Под конвоем заботы - [97]
В одежде — на основании поверхностного осмотра, а всякий иной им же строго-настрого запретили — тоже ничего определенного не выявлено: джинсы — ну, это уж действительно ширпотреб, продается всюду, рубашка — желтая, европейского покроя, но на Востоке тоже научились такие делать, сандалии — самые заурядные, носки — недвусмысленно домашней вязки, если и куплены, то с рук, у какой-нибудь старушенции, так что интерес представляли разве что пончо и шляпа. Пончо — не настоящее, явно не латиноамериканского производства, так, барахло, подделка, впрочем, чистый хлопок — им удалось незаметно выдернуть пару ниточек. Но и такого добра сейчас везде навалом: в галантереях, в сувенирных киосках, даже в солидных универмагах. Оставалась еще шляпа, в которой, впрочем, тоже не было ну совершенно ничего арабского, на вид довольно дешевая, из тех соломенных нахлобучек, какие повсюду норовят всучить иностранным туристам, — с равным успехом она могла быть куплена на Крите и в какой-нибудь дыре вроде Вальцпорхайма. Наконец, сам мальчишка: все-таки скорее хладнокровный, чем просто спокойный, явно какой-то замороженный, вероятно, даже специально натасканный, чтобы не проговориться; был неизменно вежлив, приветлив, но, увы, неприступен, выболтал, а вернее, сказал только, что он потел от жары, но потеть от жары можно в любом месте южнее Афин и Сиракуз. В карманах, судя по всему, кроме нескольких смятых бумажных носовых платков, тоже ничего.

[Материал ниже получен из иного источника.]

extern "C" int ign_mesh_simplify(ign_mesher* m, const float resolution[3], int reduction_factor,
                                 float max_error) {
  IGN_REQUIRE(m && resolution, IGN_ERR_INVALID, "null argument");
  ign_ctx* ctx = m->ctx;
  IGN_TRY(activate(ctx));
  IGN_REQUIRE(!m->simplified, IGN_ERR_INVALID, "mesher is already simplified; call mesh() again");
  IGN_REQUIRE(reduction_factor >= 1, IGN_ERR_INVALID, "reduction_factor must be >= 1");
  m->res[0] = resolution[0];
  m->res[1] = resolution[1];
  m->res[2] = resolution[2];
  m->simp_factor = reduction_factor;
  m->simp_max_error = max_error;
  m->simp_rounds = 0;
  m->simp_labels_smem = m->simp_labels_gmem = 0;
  for (int c = 0; c < SL_NCLASS; c++) m->simp_labels_class[c] = m->simp_migrations[c] = 0;
  m->simp_passes[0] = m->simp_passes[1] = 0;
  m->simp_costs[0] = m->simp_costs[1] = m->simp_costs[2] = 0;
  m->simp_groups[0] = m->simp_groups[1] = m->simp_groups[2] = 0;
  const uint64_t U = m->U, T = m->T, K = m->K;
  if (T == 0 || U == 0) {
    m->simplified = true;
    m->d_pos_f = nullptr;
    return IGN_OK;
  }
  size_t sortb = 0, scanb = 0;
  cub::DeviceRadixSort::SortPairs(nullptr, sortb, (const uint32_t*)nullptr, (uint32_t*)nullptr,
                                  (const uint32_t*)nullptr, (uint32_t*)nullptr, (int)(3 * T));
  cub::DeviceScan::ExclusiveSum(nullptr, scanb, (const uint32_t*)nullptr, (uint32_t*)nullptr,
                                (int)(3 * T));
  const size_t tmpb = (sortb > scanb ? sortb : scanb) + 256;
  ScratchFrame f(ctx);
  Simp s;
  s.U = U;
  s.T = T;
  uint32_t *node_v, *node_h, *vscan, *vflag32, *d_target, *d_tri_off, *d_vert_off, *d_new_tri_off, *d_new_vert_off;
  uint32_t *d_order, *flags, *gl_f[2], *gl_v[2], *sorted_v, *sorted_h, *d_mq;
  uint16_t* finv;
  uint8_t *fstate, *vflag, *vlose;
  unsigned long long* key1;
  float* ecost;
  void* tmp;
  IGN_TRY(f.take(&s.pos, U * 3));
  IGN_TRY(f.take(&s.Q, U * 10));
  IGN_TRY(f.take(&s.face, 3 * T));
  IGN_TRY(f.take(&s.vf, U * S_VCAP));
  IGN_TRY(f.take(&node_v, 3 * T));
  IGN_TRY(f.take(&node_h, 3 * T));
  IGN_TRY(f.take(&s.flabel, T));
  IGN_TRY(f.take(&s.falive, T));
  IGN_TRY(f.take(&fstate, T));
  IGN_TRY(f.take(&s.valive, U));
  IGN_TRY(f.take(&s.vbound, U));
  IGN_TRY(f.take(&vflag, U));
  IGN_TRY(f.take(&vlose, U));
  IGN_TRY(f.take(&s.vn, U));
  IGN_TRY(f.take(&vscan, U));
  IGN_TRY(f.take(&vflag32, U));
  IGN_TRY(f.take(&key1, U));
  IGN_TRY(f.take(&d_target, K + 2));
  IGN_TRY(f.take(&d_tri_off, K + 2));
  IGN_TRY(f.take(&d_vert_off, K + 2));
  IGN_TRY(f.take(&d_new_tri_off, K + 2));
  IGN_TRY(f.take(&d_new_vert_off, K + 2));
  IGN_TRY(f.take(&d_order, K + 2));
  IGN_TRY(f.take(&flags, 64));
  IGN_TRY(f.take(&ecost, 3 * T));
  IGN_TRY(f.take(&gl_f[0], T));
  IGN_TRY(f.take(&gl_f[1], T));
  IGN_TRY(f.take(&gl_v[0], U));
  IGN_TRY(f.take(&gl_v[1], U));
  IGN_TRY(f.take(&d_mq, (size_t)SL_MREC * K * (SL_NCLASS - 1)));
  IGN_TRY(f.take(&finv, T));
  IGN_TRY(f.take(&tmp, tmpb));
  IGN_TRY(f.take(&sorted_v, 3 * T));
  IGN_TRY(f.take(&sorted_h, 3 * T));
  s.tri_off = d_tri_off;

  std::vector<uint32_t> target(K + 2, 0);
  for (uint64_t l = 1; l <= K; l++)
    target[l] = (m->tri_off[l + 1] - m->tri_off[l]) / (uint32_t)reduction_factor;
  const size_t sl_static = ((sizeof(SlShared) + 255) / 256) * 256 + 1024;
  size_t sl_dyn[SL_NCLASS];
  for (int c = 0; c < SL_NCLASS; c++) sl_dyn[c] = (232448 / (size_t)(1024 / SL_CLASS_THREADS[c]) - sl_static) & ~(size_t)255;
  std::vector<uint32_t> lcls(K + 2, 0);
  uint32_t ccount[SL_NCLASS] = {0, 0, 0};
  for (uint64_t l = 1; l <= K; l++) {
    const uint32_t tl = m->tri_off[l + 1] - m->tri_off[l], ul = m->vert_off[l + 1] - m->vert_off[l];
    int c = SL_NCLASS - 1;
    while (c > 0 && !sl_fits_smem(tl, ul, SL_CLASS_THREADS[c], sl_dyn[c])) c--;
    lcls[l] = (uint32_t)c;
    ccount[c]++;
  }
  std::vector<uint32_t> order(K);
  for (uint64_t l = 0; l < K; l++) order[l] = (uint32_t)(l + 1);
  std::sort(order.begin(), order.end(), [&](uint32_t a, uint32_t b) {
    const uint32_t ta = m->tri_off[a + 1] - m->tri_off[a], tb = m->tri_off[b + 1] - m->tri_off[b];
    if (lcls[a] != lcls[b]) return lcls[a] < lcls[b];
    return ta != tb ? ta > tb : a < b;
  });
  IGN_TRY(small_h2d(ctx, d_target, target.data(), (K + 2) * 4));
  IGN_TRY(small_h2d(ctx, d_tri_off, m->tri_off.data(), (K + 2) * 4));
  IGN_TRY(small_h2d(ctx, d_vert_off, m->vert_off.data(), (K + 2) * 4));
  IGN_TRY(small_h2d(ctx, d_order, order.data(), K * 4));
  IGN_LAUNCH(ctx, k_simp_init_verts, blocks_for(U, 256), 256, 0, m->d_uniq_vkeys, U, (double)resolution[0],
             (double)resolution[1], (double)resolution[2], s.pos, s.valive, s.vbound, s.vn);
  IGN_LAUNCH(ctx, k_simp_init_faces, blocks_for(T, 256), 256, 0, m->d_faces, d_tri_off, d_vert_off, (uint32_t)K, T,
             s.face, s.flabel, s.falive, node_v, node_h);
  {
    int bits = 1;
    while (bits < 32 && (1ull << bits) < U) bits++;
    size_t tb = tmpb;
    IGN_CUDA(cub::DeviceRadixSort::SortPairs(tmp, tb, node_v, sorted_v, node_h, sorted_h, (int)(3 * T), 0, bits,
                                             ctx->stream));
    ctx->launches += 3;
  }
  IGN_CUDA(cudaMemsetAsync(flags, 0, 32 * 4, ctx->stream));
  IGN_LAUNCH(ctx, k_simp_link, blocks_for(3 * T, 256), 256, 0, sorted_v, sorted_h, (uint64_t)(3 * T), s.vf, s.vn,
             flags + 12);
  IGN_LAUNCH(ctx, k_simp_quadrics, blocks_for(U, 128), 128, 0, s);
  IGN_LAUNCH(ctx, k_simp_boundary, blocks_for(3 * T, 256), 256, 0, s);
  const double max_err2 = (double)max_error * (double)max_error;
  IGN_LAUNCH(ctx, k_simp_ecost, blocks_for(T, 256), 256, 0, s, max_err2, ecost, fstate, flags + 26);

  IGN_CUDA(cudaFuncSetAttribute(k_simp_labels, cudaFuncAttributeMaxDynamicSharedMemorySize, (int)sl_dyn[0]));
  IGN_CUDA(cudaFuncSetAttribute(k_simp_resume, cudaFuncAttributeMaxDynamicSharedMemorySize, (int)sl_dyn[1]));
  SlArgs A;
  A.pos = s.pos; A.Q = s.Q; A.face = s.face; A.falive = s.falive; A.valive = s.valive; A.vbound = s.vbound;
  A.ecost = ecost; A.key1 = key1; A.fstate = fstate; A.vflag = vflag; A.vlose = vlose; A.finv = finv;
  A.flist = gl_f[0]; A.flist2 = gl_f[1]; A.vlist = gl_v[0]; A.vlist2 = gl_v[1];
  A.tri_off = d_tri_off; A.vert_off = d_vert_off; A.target = d_target;
  A.counters = flags;
  A.max_err2 = max_err2;
  A.max_rounds = 400;
  A.trace = nullptr;
  A.lrec = nullptr;
  if (getenv("IGN_SIMP_TRACE") != nullptr) {
    IGN_TRY(f.take(&A.trace, SL_HIST + SL_NCLASS * SL_HCLS));
    IGN_TRY(f.take(&A.lrec, (size_t)K * SL_LREC + 16));
    IGN_CUDA(cudaMemsetAsync(A.trace, 0, (SL_HIST + SL_NCLASS * SL_HCLS) * 4, ctx->stream));
    IGN_CUDA(cudaMemsetAsync(A.lrec, 0, ((size_t)K * SL_LREC + 16) * 4, ctx->stream));
  }
  const char* force_gmem = getenv("IGN_SIMP_GMEM");
  const bool gmem_only = force_gmem && force_gmem[0] == '1';
  const char* wcap_env = getenv("IGN_SIMP_WCAP");
  A.wcap_max = wcap_env && atoi(wcap_env) > 0 ? (uint32_t)atoi(wcap_env) : 0xFFFFFFFFu;
  const char* group_env = getenv("IGN_SIMP_GROUP");
  const int group = group_env ? atoi(group_env) : 0;
  A.group_min = group == 16 || group == 32 ? (uint32_t)group : 8u;
  {
    const int slot = prof_begin(ctx, IGN_PROF_SIMP);
    const char* pe = getenv("IGN_SIMP_PERSIST");
    A.persist = (pe && pe[0] == '1') ? 1 : 0;
    uint32_t resume[SL_NCLASS] = {0, 0, 0};
    if (!gmem_only)
      for (int c = 1; c < SL_NCLASS; c++) resume[c] = resume[c - 1] + ccount[c - 1];
    int prio = 0;
    IGN_CUDA(cudaStreamGetPriority(ctx->stream, &prio));
    cudaStream_t cs[SL_NCLASS] = {ctx->stream, nullptr, nullptr};
    cudaEvent_t ev[SL_NCLASS] = {nullptr, nullptr, nullptr};
    cudaError_t err = cudaEventCreateWithFlags(&ev[0], cudaEventDisableTiming);
    if (err == cudaSuccess) err = cudaEventRecord(ev[0], ctx->stream);
    for (int c = 1; c < SL_NCLASS && err == cudaSuccess; c++) {
      if (ccount[c] == 0 && resume[c] == 0) continue;
      err = cudaStreamCreateWithPriority(&cs[c], cudaStreamNonBlocking, prio);
      if (err == cudaSuccess) err = cudaStreamWaitEvent(cs[c], ev[0], 0);
      if (err == cudaSuccess) err = cudaEventCreateWithFlags(&ev[c], cudaEventDisableTiming);
    }
    cudaEvent_t ev_full = nullptr;
    if (err == cudaSuccess && resume[1]) err = cudaEventCreateWithFlags(&ev_full, cudaEventDisableTiming);
    uint32_t base = 0;
    for (int c = 0; c < SL_NCLASS && err == cudaSuccess; c++) {
      const uint32_t n = ccount[c], nt = (uint32_t)SL_CLASS_THREADS[c];
      A.cls = (uint32_t)c;
      A.smem_bytes = gmem_only ? 0u : (uint32_t)sl_dyn[c];
      A.smem_next = c + 1 < SL_NCLASS ? (uint32_t)sl_dyn[c + 1] : 0u;
      A.mq_next = (c + 1 < SL_NCLASS && resume[c + 1]) ? d_mq + (size_t)SL_MREC * K * c : nullptr;
      A.mq = nullptr;
      const uint64_t slots = (uint64_t)ctx->sm_count * (1024 / nt);
      if (n) {
        A.order = d_order + base; A.K = n; A.base = base;
        const unsigned grid = A.persist ? (unsigned)(n < slots ? n : slots) : n;
        k_simp_labels<<<grid, nt, sl_dyn[c], cs[c]>>>(A);
        ctx->launches++;
        err = cudaGetLastError();
        base += n;
      }
      if (c == 0 && ev_full && err == cudaSuccess) err = cudaEventRecord(ev_full, cs[0]);
    }
    for (int c = 1; c < SL_NCLASS && err == cudaSuccess; c++) {
      if (resume[c]) {
        const uint32_t nt = (uint32_t)SL_CLASS_THREADS[c];
        err = cudaStreamWaitEvent(cs[c], c == 1 ? ev_full : ev[c - 1], 0);
        if (err != cudaSuccess) break;
        A.cls = (uint32_t)c;
        A.smem_bytes = (uint32_t)sl_dyn[c];
        A.smem_next = c + 1 < SL_NCLASS ? (uint32_t)sl_dyn[c + 1] : 0u;
        A.mq_next = (c + 1 < SL_NCLASS) ? d_mq + (size_t)SL_MREC * K * c : nullptr;
        A.mq = d_mq + (size_t)SL_MREC * K * (c - 1);
        const uint64_t slots = (uint64_t)ctx->sm_count * (1024 / nt);
        const unsigned grid = A.persist ? (unsigned)(resume[c] < slots ? resume[c] : slots) : resume[c];
        k_simp_resume<<<grid, nt, sl_dyn[c], cs[c]>>>(A);
        ctx->launches++;
        err = cudaGetLastError();
      }
      if (ev[c] && err == cudaSuccess) err = cudaEventRecord(ev[c], cs[c]);
    }
    for (int c = 1; c < SL_NCLASS && err == cudaSuccess; c++)
      if (ev[c]) err = cudaStreamWaitEvent(ctx->stream, ev[c], 0);
    if (ev_full) cudaEventDestroy(ev_full);
    for (int c = 0; c < SL_NCLASS; c++) {
      if (ev[c]) cudaEventDestroy(ev[c]);
      if (c > 0 && cs[c]) cudaStreamDestroy(cs[c]);
    }
    prof_end(ctx, slot);
    IGN_CUDA(err);
  }

  uint32_t* fscan = node_v;
  uint32_t* fflag = node_h;
  size_t tb = tmpb;
  IGN_LAUNCH(ctx, k_simp_flags_u32, blocks_for(U, 256), 256, 0, s.valive, U, vflag32);
  IGN_CUDA(cub::DeviceScan::ExclusiveSum(tmp, tb, vflag32, vscan, (int)U, ctx->stream));
  IGN_LAUNCH(ctx, k_simp_flags_u32, blocks_for(T, 256), 256, 0, s.falive, T, fflag);
  tb = tmpb;
  IGN_CUDA(cub::DeviceScan::ExclusiveSum(tmp, tb, fflag, fscan, (int)T, ctx->stream));
  ctx->launches += 4;
  uint32_t last[4], hflags[32];
  IGN_TRY(small_d2h(ctx, &last[0], vscan + (U - 1), 4));
  IGN_TRY(small_d2h(ctx, &last[1], vflag32 + (U - 1), 4));
  IGN_TRY(small_d2h(ctx, &last[2], fscan + (T - 1), 4));
  IGN_TRY(small_d2h(ctx, &last[3], fflag + (T - 1), 4));
  IGN_TRY(small_d2h(ctx, hflags, flags, sizeof(hflags)));
  IGN_TRY(small_sync(ctx));
  if (hflags[12] != 0) {
    set_error("simplify: a vertex has more than %d incident faces", S_VCAP);
    return IGN_ERR_UNSUPPORTED;
  }
  if (A.trace) {
    std::vector<uint32_t> tr(SL_HIST);
    IGN_CUDA(cudaMemcpy(tr.data(), A.trace, SL_HIST * 4, cudaMemcpyDeviceToHost));
    unsigned long long phs[SL_NPH];
    IGN_CUDA(cudaMemcpy(phs, A.trace + 1600, sizeof(phs), cudaMemcpyDeviceToHost));
    static const char* names[SL_NPH] = {"P1", "P2 keys", "P3 lose", "P4 select", "setup", "E1 rings", "E2a cost", "E2 validate+collapse+recost", "stop+compact"};
    unsigned long long tot = 0;
    for (int q = 0; q < SL_NPH; q++) tot += phs[q];
    for (int q = 0; q < SL_NPH; q++)
      fprintf(stderr, "phase %-27s %6.2f %%  %10.3f Mcycles\n", names[q], 100.0 * phs[q] / (tot ? tot : 1), phs[q] / 1e6);
    fprintf(stderr, "cost evaluations: %u initial (k_simp_ecost), %u after collapses (E2), %u half-edges without a cost in P2\n",
            hflags[26], hflags[27], hflags[28]);
    fprintf(stderr, "winners by E2 group width: %u of 8 lanes, %u of 16, %u of 32\n", hflags[29], hflags[30], hflags[31]);
    fprintf(stderr, "winners rejected by E2 flip tests: %u on the u side only, %u on the v side only, %u on both\n",
            tr[SL_TFLIP], tr[SL_TFLIP + 1], tr[SL_TFLIP + 2]);
    {
      std::vector<uint32_t> rec(SL_LREC * (size_t)K);
      IGN_CUDA(cudaMemcpy(rec.data(), A.lrec, rec.size() * 4, cudaMemcpyDeviceToHost));
      static const uint32_t edges[] = {0, 500, 1000, 2000, 3000, 4000, 6000, 8000, 10000, 12000, 16000, 32000, 64000, 0xFFFFFFFFu};
      const int nedges = (int)(sizeof(edges) / sizeof(edges[0]));
      for (int c = 0; c < SL_NCLASS; c++) {
        int per_sm = 0;
        IGN_CUDA(cudaOccupancyMaxActiveBlocksPerMultiprocessor(&per_sm, k_simp_labels, SL_CLASS_THREADS[c], sl_dyn[c]));
        fprintf(stderr, "size class %d: %4d threads, %6zu B dynamic shared memory, %d CTAs per SM, %u labels\n", c,
                SL_CLASS_THREADS[c], sl_dyn[c], per_sm, ccount[c]);
      }
      fprintf(stderr, "%7s %12s %7s %8s %10s %10s %10s %9s %9s  class(sm/hy/gl)\n", "threads", "faces<", "labels", "rounds", "Mcycles", "SM Mcyc", "Mvisits", "kwins", "cyc/round");
      double sr = 0, sv = 0, sc = 0, srr = 0, svv = 0, srv = 0, src = 0, svc = 0;
      uint64_t sm_total[SL_NCLASS] = {0, 0, 0};
      for (int szc = 0; szc < SL_NCLASS; szc++) {
        for (int b = 0; b + 1 < nedges; b++) {
          uint64_t n = 0, rounds = 0, kc = 0, ksm = 0, vis = 0, wins = 0, cls[4] = {0, 0, 0, 0};
          for (uint64_t i = 0; i < K; i++) {
            const uint32_t* q = &rec[SL_LREC * i];
            if (q[1] == 0 || (int)(q[5] >> 2) != szc || q[0] < edges[b] || q[0] >= edges[b + 1]) continue;
            n++; rounds += q[1]; kc += q[2]; ksm += q[6]; vis += q[3]; wins += q[4]; cls[q[5] & 3]++;
            const double R = q[1], V = q[3], C = q[2] * 1024.0;
            sr += R; sv += V; sc += C; srr += R * R; svv += V * V; srv += R * V; src += R * C; svc += V * C;
          }
          sm_total[szc] += ksm;
          if (n) fprintf(stderr, "%7d %12u %7llu %8.1f %10.2f %10.2f %10.3f %9.1f %9.0f  %llu/%llu/%llu\n", SL_CLASS_THREADS[szc], edges[b + 1],
                         (unsigned long long)n, (double)rounds / n, kc * 1024.0 / 1e6, ksm * 1024.0 / 1e6, vis / 1e6, wins / 1e3,
                         rounds ? kc * 1024.0 / rounds : 0.0, (unsigned long long)cls[1], (unsigned long long)cls[2],
                         (unsigned long long)cls[3]);
        }
      }
      fprintf(stderr, "SM Mcycles by starting class: %.0f + %.0f + %.0f = %.0f; labels resumed in the 512- / 256-thread class: %u / %u\n",
              sm_total[0] * 1024.0 / 1e6, sm_total[1] * 1024.0 / 1e6, sm_total[2] * 1024.0 / 1e6,
              (sm_total[0] + sm_total[1] + sm_total[2]) * 1024.0 / 1e6, hflags[17], hflags[18]);
      std::vector<uint32_t> hist(SL_NCLASS * SL_HCLS);
      IGN_CUDA(cudaMemcpy(hist.data(), A.trace + SL_HIST, hist.size() * 4, cudaMemcpyDeviceToHost));
      for (int c = 0; c < SL_NCLASS; c++) {
        const uint32_t* h = &hist[SL_HCLS * c];
        fprintf(stderr, "class %d passes/round (1..%d+):", SL_CLASS_THREADS[c], SL_HP);
        for (int b = 0; b < SL_HP; b++) fprintf(stderr, " %u", h[b]);
        fprintf(stderr, "\nclass %d winners/round (bins of 16, last %d+):", SL_CLASS_THREADS[c], 16 * (SL_HW - 1));
        for (int b = 0; b < SL_HW; b++) fprintf(stderr, " %u", h[SL_HP + b]);
        fprintf(stderr, "\nclass %d ring length per winner side (0..%d, more):", SL_CLASS_THREADS[c], S_MAXV);
        for (int b = 0; b < SL_HR; b++) fprintf(stderr, " %u", h[SL_HP + SL_HW + b]);
        fprintf(stderr, "\n");
      }
      const double det = srr * svv - srv * srv;
      if (det != 0) fprintf(stderr, "fit: cycles ~= %.0f * rounds + %.2f * face visits   (totals: %.0f rounds, %.3g visits, %.3g cycles)\n",
                            (src * svv - svc * srv) / det, (svc * srr - src * srv) / det, sr, sv, sc);
    }
    for (int r = 0; r < 400 && getenv("IGN_SIMP_TRACE_ROUNDS") && (tr[4 * r + 2] || tr[4 * r + 3]); r++)
      fprintf(stderr, "gpu round %d progress %u collapses %u alive %u list %u\n", r, tr[4 * r], tr[4 * r + 1], tr[4 * r + 2], tr[4 * r + 3]);
  }
  m->simp_rounds = (int)hflags[1];
  m->simp_labels_smem = hflags[2];
  m->simp_labels_gmem = hflags[3];
  for (int c = 0; c < SL_NCLASS; c++) m->simp_labels_class[c] = hflags[8 + c];
  for (int c = 0; c < SL_NCLASS; c++) m->simp_migrations[c] = hflags[16 + c];
  m->simp_passes[0] = hflags[24];
  m->simp_passes[1] = hflags[25];
  for (int i = 0; i < 3; i++) m->simp_costs[i] = hflags[26 + i];
  for (int i = 0; i < 3; i++) m->simp_groups[i] = hflags[29 + i];
  const uint32_t U2 = last[0] + last[1], T2 = last[2] + last[3];
  IGN_LAUNCH(ctx, k_simp_new_offsets, blocks_for(K + 2, 256), 256, 0, d_vert_off, vscan, (uint32_t)(K + 2), U, U2,
                   d_new_vert_off);
  IGN_LAUNCH(ctx, k_simp_new_offsets, blocks_for(K + 2, 256), 256, 0, d_tri_off, fscan, (uint32_t)(K + 2), T, T2,
                   d_new_tri_off);
  float* pos_f = (float*)m->d_uniq_vkeys;
  IGN_LAUNCH(ctx, k_simp_compact_verts, blocks_for(U, 256), 256, 0, s, vscan, pos_f);
  IGN_LAUNCH(ctx, k_simp_compact_faces, blocks_for(T, 256), 256, 0, s, vscan, fscan, d_new_vert_off, m->d_faces);
  IGN_TRY(small_d2h(ctx, m->tri_off.data(), d_new_tri_off, (K + 2) * 4));
  IGN_TRY(small_d2h(ctx, m->vert_off.data(), d_new_vert_off, (K + 2) * 4));
  IGN_TRY(small_sync(ctx));
  m->U = U2;
  m->T = T2;
  m->d_pos_f = pos_f;
  m->simplified = true;
  m->present.clear();
  for (uint64_t l = 1; l <= K; l++)
    if (m->tri_off[l + 1] > m->tri_off[l]) m->present.push_back(m->ids[l - 1]);
  return IGN_OK;
}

Некие чувства он обнаружил, только когда увидел сверху Кёльнский собор, сказав: «Сразу видно, какой он большой и какой маленький!» — засмеялся, когда они медленно подлетали к замку, закричал: «А вот и утки, утки!» — и заплакал, когда отец стиснул его в объятиях, но только тогда. Из него ничего нельзя было выжать, но плакал он по-настоящему, и отец тоже: как и было приказано, они приземлились возле самой оранжереи, так что мальчик, никем не замеченный, на крыльце оранжереи был с рук на руки передан отцу, через оранжерею отведен в замок, тут же, во дворе, усажен в отцовскую машину — и был таков. Стариков, слава богу, решили не извещать, оставили их любоваться мадоннами. И правильно, они бы непременно что-нибудь учудили, они ведь «без фокусов» не могут.
XIV
Имелось семь фотографий, на которых можно было разглядеть обувь Вероники Тольм, в общей сложности четыре пары, обладавшие, впрочем, одним несомненным сходством: все туфли были дорогие, в равной мере солидные и элегантные, для бунтарки весьма буржуазная обувка, к тому же фирменная, а снимки сделаны в разное время на протяжении пяти лет, из чего нетрудно было заключить, что она сохранила стойкую привязанность к туфлям одной фирмы, ну, а уж после этого оказалось достаточно одного телефонного звонка, чтобы установить, где именно в Стамбуле можно приобрести обувные изделия данной фирмы: в пяти магазинах и ни на одном из базаров, разве что без ведома фирмы, ибо только Богу известно, что и как попадает на базар, — да, 38-й размер, едва ли не самый ходовой, так что в одном из этих пяти магазинов дама наверняка найдет то, что ей нужно.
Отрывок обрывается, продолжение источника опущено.